diff --git a/mdqe_cvpr2023_amd/csrc/common.h b/mdqe_cvpr2023_amd/csrc/common.h
--- a/mdqe_cvpr2023_amd/csrc/common.h
+++ b/mdqe_cvpr2023_amd/csrc/common.h
@@ -53,6 +53,47 @@
   }
 }
 
+__device__ __forceinline__ void mdqe_gn_stats(const double* __restrict__ part, int img, int g, int G, int nchunks, int HW, int C,
+                                              float eps, float& mean_f, float& rstd_f) {
+#pragma clang fp contract(off)
+  double s = 0.0, q = 0.0;
+  for (int c = 0; c < nchunks; ++c) {
+    const double* o = part + (((long)img * nchunks + c) * G + g) * 2;
+    s += o[0]; q += o[1];
+  }
+  const double n = (double)HW * (C / G);
+  const double mean = s / n;
+  double var = __builtin_fma(-mean, mean, q / n);
+  if (var < 0) var = 0;
+  mean_f = (float)mean;
+  rstd_f = (float)(1.0 / sqrt(var + (double)eps));
+}
+
+__device__ __forceinline__ float mdqe_gn_elem(float v, float mean, float rstd, float gamma, float beta, int act) {
+#pragma clang fp contract(off)
+  const float t = (v - mean) * rstd;
+  return mdqe_act(__builtin_fmaf(t, gamma, beta), act);
+}
+
+struct GnLane {
+  f32x4 gamma, beta;
+  int g;
+};
+__device__ __forceinline__ GnLane mdqe_gn_lane(const float* __restrict__ gamma, const float* __restrict__ beta, int c4, int C, int G) {
+  GnLane L;
+  L.gamma = *reinterpret_cast<const f32x4*>(gamma + c4 * 4);
+  L.beta = *reinterpret_cast<const f32x4*>(beta + c4 * 4);
+  L.g = (c4 * 4) / (C / G);
+  return L;
+}
+template <int ACT>
+__device__ __forceinline__ f32x4 mdqe_gn4(f32x4 v, f32x2 mr, const GnLane& L) {
+  f32x4 o;
+#pragma unroll
+  for (int k = 0; k < 4; ++k) o[k] = mdqe_gn_elem(v[k], mr[0], mr[1], L.gamma[k], L.beta[k], ACT);
+  return o;
+}
+
 template <typename V4, typename ColOk>
 __device__ __forceinline__ void mdqe_act4(V4& v, int act, ColOk col_ok) {
   if (act == MDQE_ACT_RELU) {
diff --git a/mdqe_cvpr2023_amd/csrc/dwconv.hip b/mdqe_cvpr2023_amd/csrc/dwconv.hip
--- a/mdqe_cvpr2023_amd/csrc/dwconv.hip
+++ b/mdqe_cvpr2023_amd/csrc/dwconv.hip
@@ -41,13 +41,99 @@
   }
 }
 
+template <int ACT, int NC>
+__global__ void __launch_bounds__(256, 2)
+dw5_gn_c256_kernel(const float* __restrict__ x, long ldx, long xis, const float* __restrict__ wt, const float* __restrict__ bias,
+                   float* __restrict__ y, int NI, int H, int W, int RS, const float* __restrict__ st, int G,
+                   const float* __restrict__ gamma, const float* __restrict__ beta) {
+  constexpr int C = 256;
+  __shared__ __attribute__((aligned(16))) float sw[25 * C];
+  for (int i = threadIdx.x; i < 25 * C / 4; i += 256) reinterpret_cast<f32x4*>(sw)[i] = reinterpret_cast<const f32x4*>(wt)[i];
+  __syncthreads();
+  const int lane = threadIdx.x & 63;
+  const long wid = (long)blockIdx.x * 4 + (threadIdx.x >> 6), nw = (long)gridDim.x * 4;
+  const float* const swl = sw + lane * 4;
+  const f32x4 bv = ld4(bias + lane * 4);
+  const GnLane L = mdqe_gn_lane(gamma, beta, lane, C, G);
+  const int Wp = (W + NC - 1) / NC;
+  const int nseg = (H + RS - 1) / RS;
+  const long total = (long)NI * nseg * Wp;
+  for (long i = wid; i < total; i += nw) {
+    const int pw_ = (int)(i % Wp); const long t = i / Wp;
+    const int seg = (int)(t % nseg), img = (int)(t / nseg);
+    const int w0 = pw_ * NC, h0 = seg * RS, h1 = min(H, h0 + RS);
+    const f32x2 mr = *reinterpret_cast<const f32x2*>(st + ((long)img * G + L.g) * 2);
+    const float* xi = x + (long)img * xis + lane * 4;
+    float* yi = y + ((long)img * H * W) * C + lane * 4;
+    f32x4 R[NC + 4];
+    auto load_row = [&](int ih) __attribute__((always_inline)) {
+      const bool rok = ih >= 0 && ih < H && ih < h1 + 2;
+#pragma unroll
+      for (int c = 0; c < NC + 4; ++c) {
+        const int iw = w0 - 2 + c;
+        R[c] = (rok && iw >= 0 && iw < W) ? ld4(xi + ((long)ih * W + iw) * ldx) : f32x4{0.f, 0.f, 0.f, 0.f};
+      }
+    };
+    f32x4 A[5][NC];
+#pragma unroll
+    for (int j = 0; j < 5; ++j)
+#pragma unroll
+      for (int o = 0; o < NC; ++o) A[j][o] = bv;
+    load_row(h0 - 2);
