template <int MODE>
__device__ __forceinline__ void tc_epilogue_regs(const TcConvParams& p, float (&v)[32], size_t pix, int col, int ncol,
                                                 float inv_scale) {
  if (p.bias) {
#pragma unroll
    for (int q = 0; q < 8; ++q) {
      const float4 bq = ldg4(p.bias + col + 4 * q);
      v[4 * q] = v[4 * q] * inv_scale + bq.x; v[4 * q + 1] = v[4 * q + 1] * inv_scale + bq.y;
      v[4 * q + 2] = v[4 * q + 2] * inv_scale + bq.z; v[4 * q + 3] = v[4 * q + 3] * inv_scale + bq.w;
    }
  } else {
#pragma unroll
    for (int j = 0; j < 32; ++j) v[j] *= inv_scale;
  }
  if (MODE == EPI_LINEAR && p.post_scale) {
#pragma unroll
    for (int q = 0; q < 8; ++q) {
      const float4 sc = ldg4(p.post_scale + col + 4 * q), sh = ldg4(p.post_shift + col + 4 * q);
      v[4 * q] = v[4 * q] * sc.x + sh.x; v[4 * q + 1] = v[4 * q + 1] * sc.y + sh.y;
      v[4 * q + 2] = v[4 * q + 2] * sc.z + sh.z; v[4 * q + 3] = v[4 * q + 3] * sc.w + sh.w;
    }
  }

  __half* dhi = nullptr;
// ... 171 lines not shown
    for (int k = 0; k < 4; ++k)
#pragma unroll
      for (int e = 0; e < 4; ++e) v[k][e] *= inv_scale;
  }

  {
    const bool h_vec = ((p.h_stride | p.h_c0) & 3) == 0;
#pragma unroll
    for (int k0 = 0; k0 < 4; k0 += 2) {
      float4 zv[2], hv[2];
#pragma unroll
      for (int kk = 0; kk < 2; ++kk) {
        const bool ok = pixr[k0 + kk] >= 0;
        zv[kk] = ok ? ldcg4(p.z + (size_t)pixr[k0 + kk] * p.hid + col) : make_float4(0.f, 0.f, 0.f, 0.f);
        hv[kk] = ok ? ldcg4(p.h + (size_t)pixr[k0 + kk] * p.hid + col) : make_float4(0.f, 0.f, 0.f, 0.f);
      }
#pragma unroll
      for (int kk = 0; kk < 2; ++kk) {
        const int k = k0 + kk;
        if (pixr[k] < 0) continue;
        v[k][0] = (1.0f - zv[kk].x) * hv[kk].x + zv[kk].x * fast_tanh(v[k][0]);
        v[k][1] = (1.0f - zv[kk].y) * hv[kk].y + zv[kk].y * fast_tanh(v[k][1]);
        v[k][2] = (1.0f - zv[kk].z) * hv[kk].z + zv[kk].z * fast_tanh(v[k][2]);
        v[k][3] = (1.0f - zv[kk].w) * hv[kk].w + zv[kk].w * fast_tanh(v[k][3]);
        st4(p.h + (size_t)pixr[k] * p.hid + col, make_float4(v[k][0], v[k][1], v[k][2], v[k][3]));
        store_split4(p.out_hi, p.out_lo, (size_t)pixr[k] * p.h_stride + p.h_c0 + col, h_vec, v[k]);
      }
    }
  }
}

#endif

★ ★ ★ ★

• Problem: Please, from the entries above, set down exactly the lines from the one containing "sw[25 * C];" through the one containing "min(H, h0 + RS);", and only those.

• Result for this exercise:
+  __shared__ __attribute__((aligned(16))) float sw[25 * C];
+  for (int i = threadIdx.x; i < 25 * C / 4; i += 256) reinterpret_cast<f32x4*>(sw)[i] = reinterpret_cast<const f32x4*>(wt)[i];
+  __syncthreads();
+  const int lane = threadIdx.x & 63;
+  const long wid = (long)blockIdx.x * 4 + (threadIdx.x >> 6), nw = (long)gridDim.x * 4;
+  const float* const swl = sw + lane * 4;
+  const f32x4 bv = ld4(bias + lane * 4);
+  const GnLane L = mdqe_gn_lane(gamma, beta, lane, C, G);
+  const int Wp = (W + NC - 1) / NC;
+  const int nseg = (H + RS - 1) / RS;
+  const long total = (long)NI * nseg * Wp;
+  for (long i = wid; i < total; i += nw) {
+    const int pw_ = (int)(i % Wp); const long t = i / Wp;
+    const int seg = (int)(t % nseg), img = (int)(t / nseg);
+    const int w0 = pw_ * NC, h0 = seg * RS, h1 = min(H, h0 + RS);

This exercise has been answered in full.